# Record extracts
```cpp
RM_MATH_HD double rm_atan2_team(double y, double x)
{
    typedef AtanK K;
    const uint32_t ux = (uint32_t)(rm_asuint64(x) >> 32), uy = (uint32_t)(rm_asuint64(y) >> 32);
    const int de = (int)(uy & 0x7ff00000u) - (int)(ux & 0x7ff00000u);
    const uint32_t lo_e = (1023u - 500u) << 20, span_e = 1000u << 20;
    const bool off_path = rm_band_needed<true>((((ux & 0x7ff00000u) - lo_e) >= span_e) | (((uy & 0x7ff00000u) - lo_e) >= span_e) |
                                               ((uint32_t)(de + (56 << 20)) > (uint32_t)(112 << 20)));

    double ax = rm_fabs(x), ay = rm_fabs(y);
    if (off_path) {
        const double up = ((ax < 0x1p-500) | (ay < 0x1p-500)) ? 0x1p500 : 1.0;
        ax *= up; ay *= up;
        const double dn = ((ax > 0x1p500) | (ay > 0x1p500)) ? 0x1p-500 : 1.0;
        ax *= dn; ay *= dn;
    }
// ... 53 lines not shown
    }
    if (off_path) {
        const bool xneg = (ux & 0x80000000u) != 0;
        const double z_tiny = xpos ? u : K::opi;
        z = (de <= -59768832) ? z_tiny : z;
        z = (de >= 59768832) ? K::hpi : z;
        z = (x == 0.0) ? K::hpi : z;
        const double z_y0 = xneg ? K::opi : 0.0;
        z = (y == 0.0) ? z_y0 : z;
        const bool nonfinite = ((ux & 0x7ff00000u) == 0x7ff00000u) | ((uy & 0x7ff00000u) == 0x7ff00000u);
        z = nonfinite ? __builtin_nan("") : z;
    }
    return __builtin_copysign(z, y);
}

template <bool U = false>
RM_MATH_HD double rm_atan2(double y, double x)
{
    typedef AtanK K;
    if constexpr (U) return rm_atan2_team(y, x);
    const uint32_t ux = (uint32_t)(rm_asuint64(x) >> 32), uy = (uint32_t)(rm_asuint64(y) >> 32);
    const int de = (int)(uy & 0x7ff00000u) - (int)(ux & 0x7ff00000u);

    double ax = rm_fabs(x), ay = rm_fabs(y);
    const double up = ((ax < 0x1p-500) | (ay < 0x1p-500)) ? 0x1p500 : 1.0;
    ax *= up; ay *= up;
    const double dn = ((ax > 0x1p500) | (ay > 0x1p500)) ? 0x1p-500 : 1.0;
    ax *= dn; ay *= dn;

    const bool y_lt_x = ay < ax;
    const double num = y_lt_x ? ay : ax, den = y_lt_x ? ax : ay;
    const double u = num / den;
    const double vq = den * u;
    const double du = ((num - vq) - rm_fma(den, u, -vq)) / den;

// ... 63 lines not shown
```

raymarch_algo_compare_amd/csrc/rm_math_pow.h:

```cpp
#pragma once

#include "rm_tables.h"

namespace rm {

RM_MATH_HD uint64_t rm_asuint64(double x) { return __builtin_bit_cast(uint64_t, x); }
RM_MATH_HD double rm_asdouble(uint64_t u) { return __builtin_bit_cast(double, u); }

RM_MATH_HD double rm_pow_log_inline(uint64_t ix, double* tail)
{
    const double Ln2hi = rm_pow_log_head[0], Ln2lo = rm_pow_log_head[1];
    const double A0 = rm_pow_log_head[2], A1 = rm_pow_log_head[3], A2 = rm_pow_log_head[4],
                 A3 = rm_pow_log_head[5], A4 = rm_pow_log_head[6], A5 = rm_pow_log_head[7],
                 A6 = rm_pow_log_head[8];
    uint64_t tmp = ix - 0x3fe6955500000000ull;
    int i = (int)((tmp >> 45) & 127);
    int k = (int)((int64_t)tmp >> 52);
    uint64_t iz = ix - (tmp & 0xfff0000000000000ull);
    double z = rm_asdouble(iz);
    double kd = (double)k;
    double invc = tab_pow_log(i, 0);
    double logc = tab_pow_log(i, 1);
    double logctail = tab_pow_log(i, 2);

// ... 92 lines not shown
#if defined(__HIP_DEVICE_COMPILE__)
    if constexpr (SPARSE) {
        if (__popcll(__ballot(true)) <= kSparseLanes) {
            bool safe;
            double r = rm_pow_half_guard(x, &safe);
            if (__any(!safe)) {
                const double full = rm_pow(x, 0.5);
                r = safe ? r : full;
            }
            return r;
        }
    }
#endif
    return rm_pow(x, 0.5);
}
RM_MATH_HD void rm_pow2(double x, double ya, double yb, double* ra, double* rb)
{
    double lo;
    double hi = rm_pow_log_inline(rm_pow_norm_bits(x), &lo);
    double ehia = ya * hi, ehib = yb * hi;
    double eloa = rm_fma(ya, lo, rm_fma(hi, ya, -ehia));
    double elob = rm_fma(yb, lo, rm_fma(hi, yb, -ehib));
    *ra = rm_pow_fix_special(x, rm_pow_exp_inline(ehia, eloa));
    *rb = rm_pow_fix_special(x, rm_pow_exp_inline(ehib, elob));
}

}
```

raymarch_algo_compare_amd/csrc/rm_math_trig.h:

```cpp
#pragma once

namespace rm {


struct SinCosK {
    static constexpr double big = 0x1.8p45, toint = 0x1.8p52;
    static constexpr double hpinv = 0x1.45f306dc9c883p-1;
    static constexpr double hp0 = 0x1.921fb54442d18p+0, hp1 = 0x1.1a62633145c07p-54;
    static constexpr double mp1 = 0x1.921fb58000000p+0, mp2 = -0x1.dde973c000000p-27;
    static constexpr double pp3 = -0x1.cb3b398000000p-55, pp4 = -0x1.d747f23e32ed7p-83;
    static constexpr double sn3 = -0x1.5555555555515p-3, sn5 = 0x1.11110e829872fp-7;
    static constexpr double cs2 = 0.5, cs4 = -0x1.5555555555535p-5, cs6 = 0x1.6c16bedd9e239p-10;
    static constexpr double s1 = -0x1.5555555555555p-3, s2 = 0x1.1111111110ecep-7, s3 = -0x1.a01a019db08b8p-13,
                            s4 = 0x1.71de27b9a7ed9p-19, s5 = -0x1.addffc2fcdf59p-26;
};

RM_MATH_HD double rm_fnma(double a, double b, double c) { return rm_fma(-a, b, c); }

template <bool U>
RM_MATH_HD bool rm_band_needed(bool lane_selects)
{
#if defined(__HIP_DEVICE_COMPILE__)
    if constexpr (U) return __any(lane_selects) != 0;
#endif
    (void)lane_selects;
    return true;
}

RM_MATH_HD double rm_taylor_sin(double x, double dx)
{
    typedef SinCosK K;
    double xx = x * x;
    double p = rm_fma(xx, K::s5, K::s4);
    p = rm_fma(xx, p, K::s3);
    p = rm_fma(xx, p, K::s2);
    p = rm_fma(xx, p, K::s1);
    double q = rm_fma(p, x, -(dx * 0.5));
    double t = rm_fma(xx, q, dx);
    return x + t;
}

// ... 27 lines not shown
{
    typedef SinCosK K;
    const double aa = rm_fabs(a);
    const double dx = (a < 0.0) ? -da : da;
    const double u = K::big + aa;
    const double x = (aa - (u - K::big)) + dx;
    const int k = rm_sincos_row(u);
    const double sn = tab_sincos(k, 0), ssn = tab_sincos(k, 1), cs = tab_sincos(k, 2), ccs = tab_sincos(k, 3);
    const double xx = x * x;
    const double s = rm_fma(x * xx, rm_fma(xx, K::sn5, K::sn3), x);
    const double c = xx * rm_fma(xx, rm_fma(xx, K::cs6, K::cs4), K::cs2);
    const double cor = rm_fnma(s, sn, rm_fnma(c, cs, rm_fnma(s, ssn, ccs)));
    return cs + cor;
}

RM_MATH_HD double rm_do_sin_team(double a, double da)
{
    typedef SinCosK K;
    const double aa = rm_fabs(a);
    const double dx = (a <= 0.0) ? -da : da;
    const double u = K::big + aa;
    const double x = aa - (u - K::big);
    const int k = rm_sincos_row(u);
    const double sn = tab_sincos(k, 0), ssn = tab_sincos(k, 1), cs = tab_sincos(k, 2), ccs = tab_sincos(k, 3);
    const double xx = x * x;
    const double s = x + rm_fma(x * xx, rm_fma(xx, K::sn5, K::sn3), dx);
    const double c = rm_fma(x, dx, xx * rm_fma(xx, rm_fma(xx, K::cs6, K::cs4), K::cs2));
    const double cor = rm_fma(s, cs, rm_fnma(c, sn, rm_fma(s, ccs, ssn)));
    double res = __builtin_copysign(sn + cor, a);
    if (rm_band_needed<true>(aa < 0.126)) {
        const double taylor = rm_taylor_sin(a, da);
        res = (aa < 0.126) ? taylor : res;
    }
    return res;
}

RM_MATH_HD void rm_sincos_team(double x, double* sin_out, double* cos_out)
{
    typedef SinCosK K;
    const uint32_t k = (uint32_t)(rm_asuint64(x) >> 32) & 0x7fffffffu;
    const double ax = rm_fabs(x);
    const bool r1 = k < 0x3feb6000u;
    const bool r2 = !r1 & (k < 0x400368fdu);
    const bool any_r2 = rm_band_needed<true>(r2);
    const bool any_edge = rm_band_needed<true>(r2 | (k - 0x3e500000u >= 0x419921fbu - 0x3e500000u));
    const double t = rm_fma(x, K::hpinv, K::toint);
    const double xn = r1 ? 0.0 : (t - K::toint);
    const uint32_t n = r1 ? 0u : (uint32_t)rm_asuint64(t);
    const double y = rm_fnma(xn, K::mp2, rm_fnma(xn, K::mp1, x));
    const double t2 = rm_fnma(xn, K::pp3, y);
    double db = rm_fnma(K::pp3, xn, y - t2);
    const double b = rm_fnma(xn, K::pp4, t2);
    db = db + rm_fnma(xn, K::pp4, t2 - b);

    double aS = b, daS = db, aC = b, daC = db;
    if (any_r2) {
        const double tt = K::hp0 - ax;
        const double a2 = tt + K::hp1;
        const double da2 = (tt - a2) + K::hp1;
        aS = r2 ? a2 : b, daS = r2 ? da2 : db, aC = r2 ? tt : b, daC = r2 ? K::hp1 : db;
    }
    const double dS = rm_do_sin_team(aS, daS);
    const double dC = rm_do_cos(aC, daC);

    const uint32_t m = n + 1u;
    double s = (n & 1u) ? dC : dS;
    s = (n & 2u) ? -s : s;
    double c = (m & 1u) ? dC : dS;
    c = (m & 2u) ? -c : c;
    if (any_edge) {
        const double s2 = __builtin_copysign(dC, x);
        s = r2 ? s2 : s, c = r2 ? dS : c;
        s = (k < 0x3e500000u) ? x : s;
        c = (k < 0x3e400000u) ? 1.0 : c;
        const double bad = __builtin_nan("");
        const bool huge = k >= 0x419921fbu;
        s = huge ? bad : s;
        c = huge ? bad : c;
    }
    *sin_out = s;
    *cos_out = c;
}

template <bool U = false>
RM_MATH_HD void rm_sincos(double x, double* sin_out, double* cos_out)
{
    typedef SinCosK K;
    if constexpr (U) return rm_sincos_team(x, sin_out, cos_out);
    const uint32_t k = (uint32_t)(rm_asuint64(x) >> 32) & 0x7fffffffu;
    const double ax = rm_fabs(x);
    const bool r1 = k < 0x3feb6000u;
    const bool r2 = !r1 & (k < 0x400368fdu);
    const double t = rm_fma(x, K::hpinv, K::toint);
    const double xn = r1 ? 0.0 : (t - K::toint);
    const uint32_t n = r1 ? 0u : (uint32_t)rm_asuint64(t);
    const double y = rm_fnma(xn, K::mp2, rm_fnma(xn, K::mp1, x));
    const double t2 = rm_fnma(xn, K::pp3, y);
    double db = rm_fnma(K::pp3, xn, y - t2);
    const double b = rm_fnma(xn, K::pp4, t2);
    db = db + rm_fnma(xn, K::pp4, t2 - b);
    const double tt = K::hp0 - ax;
    const double a2 = tt + K::hp1;
    const double da2 = (tt - a2) + K::hp1;
// ... 92 lines not shown
```

raymarch_algo_compare_amd/csrc/rm_pipeline.h:

```cpp
#pragma once

#include "rm_kernels.h"

namespace rm {

constexpr int kCtlStride = 16;
constexpr int kCTile = 0;
constexpr int kCReserved = 1;
constexpr int kCTaken = 3;
constexpr int kCFreshDone = 5;
constexpr int kCProdExited = 6;
constexpr int kCLeft = 7;
constexpr int kCLateStarted = 8;
constexpr int kCTeamDone = 9;
constexpr int kCtlWords = 10 * kCtlStride;
__device__ __forceinline__ unsigned long long* ctl(const KernelArgs& a, int k) { return a.ctl + k * kCtlStride; }
constexpr int kWMarkStart = 13;
constexpr int kWMarkFresh = 14;
constexpr int kWMarkProd = 15;
constexpr int kWMarkTiles = 17;
constexpr int kWMarkPush = 18;
constexpr int kWMarkPop = 19;
constexpr int kWLongPushMax = 20;
constexpr int kWLongTeamMax = 21;
// ... 154 lines not shown
        const uint32_t y = pix / (uint32_t)a.width, x = pix - y * (uint32_t)a.width;
        atomicMax(&a.tile_cost[frame * (uint32_t)a.tiles_per_frame + (y / (uint32_t)a.tile_h) * (uint32_t)a.tiles_x + (x >> 6)], it);
    }
}

template <class Scene, class E>
__device__ __forceinline__ auto early_handover(const KernelArgs& a, const E& ev, int i) -> decltype(Scene::eval_trips(ev), bool())
{
    return a.early_handover > 0 && i >= a.early_handover && Scene::eval_trips(ev) >= a.early_trips;
}
template <class Scene>
__device__ __forceinline__ bool early_handover(const KernelArgs&, const NoEval&, int) { return false; }
template <class Scene, class E>
__device__ __forceinline__ bool early_handover(const KernelArgs&, const E&, long) { return false; }

template <class Scene, class Strat, bool BATCH>
__device__ __forceinline__ void pipe_team_role(const KernelArgs& a, const KernelArgs& ar, PipeTeamLds& L, const int part, const int lane)
{
    WaveAcc acc;
    if (a.team_prio >= 3) __builtin_amdgcn_s_setprio(3);
    else if (a.team_prio == 2) __builtin_amdgcn_s_setprio(2);
    else if (a.team_prio == 1) __builtin_amdgcn_s_setprio(1);
    bool active = false;
    uint32_t my_gi = 0;
    uint32_t my_push = 0;
    uint32_t my_pop = 0, nev_pop = 0;
    int nev = 0;
    vec3 origin = v3(0.0, 0.0, 0.0), dir = v3(0.0, 0.0, 0.0);
    MarchCfg lane_cfg = a.single.cfg;
    if constexpr (!BATCH) pin_cfg(lane_cfg);
    const MarchCfg& cfg = lane_cfg;
// ... 66 lines not shown
                        lane_cfg.full = ar.full;
                    } else {
                        camera_ray(ar.single.cam, ar.width, ar.height, x, gy, origin, dir);
                    }
                    active = true;
                }
            } else if (nidle == 64) {
                __builtin_amdgcn_s_sleep(127);
                __builtin_amdgcn_s_sleep(127);
                continue;
            }
        }
        if (!__any(active)) continue;

        ++since_try;
        bool ready = true;
        if (active) ready = Scene::begin(ev, origin + dir * s.te);
        team_trips<Scene>(part, ready, ev, [&](auto P, bool go) { return team_trip<Scene>(ev, go, P, lane, L.xch, turn); });
        const int live = a.trace ? __popcll(__ballot(active)) : 0;
        if (active) {
            ++nev;
            if (s.step(Scene::value(ev), cfg)) {
                active = false;
                if (part == 0) {
                    store_direct(ar, my_gi, s.res, nev, acc, L.hist);
                    if (ar.trace) {
                        const uint32_t k = atomicAdd(&ar.trace[0], 1u);
                        if (k < ar.trace_cap) {
                            uint32_t* const r = ar.trace + 8 + 8 * (size_t)k;
                            r[0] = my_gi; r[1] = (uint32_t)s.res.iters; r[2] = my_push; r[3] = my_pop;
                            r[4] = (uint32_t)(realtime() - ~ld_relaxed(&ar.stats[kWMarkStart]));
                            r[5] = nev_pop; r[6] = (uint32_t)nev; r[7] = (uint32_t)blockIdx.x | ((uint32_t)live << 16);
                        }
// ... 48 lines not shown
    constexpr int kRole[8] = { 0, 1, 2, -1, -1, -1, -1, -1 };
    const int wave_role = !team_wg ? -2 : kRole[wave & 7];
    const bool team_role = team_wg && wave_role >= 0;
    if (team_wg) {
        PipeTeamLds& T = *reinterpret_cast<PipeTeamLds*>(s_role);
        for (int b = threadIdx.x; b < kHistBins; b += blockDim.x) T.hist[b] = 0u;
        if (threadIdx.x == 0) { T.base = T.count = T.queue = T.done = 0u; T.ok_lo = T.ok_hi = 0u; }
        __syncthreads();
    }

    if constexpr (TEAM_ROLE) {
    if (team_wg && wave_role == -1) return;
    if (team_role) {
        const int team = wave_role / kTeam;
        const int part = wave_role % kTeam;
        pipe_team_role<Scene, Strat, BATCH>(a, a, reinterpret_cast<PipeTeamLds*>(s_role)[team], part, lane);
        return;
    }
    }

    PLds& L = *reinterpret_cast<PLds*>(s_role);
    float (*const s_depth)[TILE_PIX] = L.depth[wave];
    uint32_t (*const s_ih)[TILE_PIX] = L.ih[wave];
    const int ntiles = ka.tiles_per_frame * ka.nframes;
    const int team_wgs = TEAM_ROLE ? a.team_wgs : 0;
    int pwave = ((int)blockIdx.x - team_wgs) * kPipeWaves + wave;
    if constexpr (SPLIT) pwave = __builtin_amdgcn_readfirstlane(pwave);
    const int park0 = ka.suspend_after;
    const int park1 = (TEAMS && ka.team_wgs > 0) ? ka.suspend_after2 : 0;
    const bool queues = park0 > 0;
    const bool detach = SPLIT || a.q0_detach != 0;
// ... 369 lines not shown
    if (threadIdx.x == 0) s_args = a;
    pipeline_body<Scene, Strat, TILE_H, INTERLEAVE, BATCH, false, true>(a, s_args);
}
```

# The task
Starting from the data above, filter for lines with "BATCH" and copy each one.

# Exercise output
template <class Scene, class Strat, bool BATCH>
    if constexpr (!BATCH) pin_cfg(lane_cfg);
        pipe_team_role<Scene, Strat, BATCH>(a, a, reinterpret_cast<PipeTeamLds*>(s_role)[team], part, lane);
    pipeline_body<Scene, Strat, TILE_H, INTERLEAVE, BATCH, false, true>(a, s_args);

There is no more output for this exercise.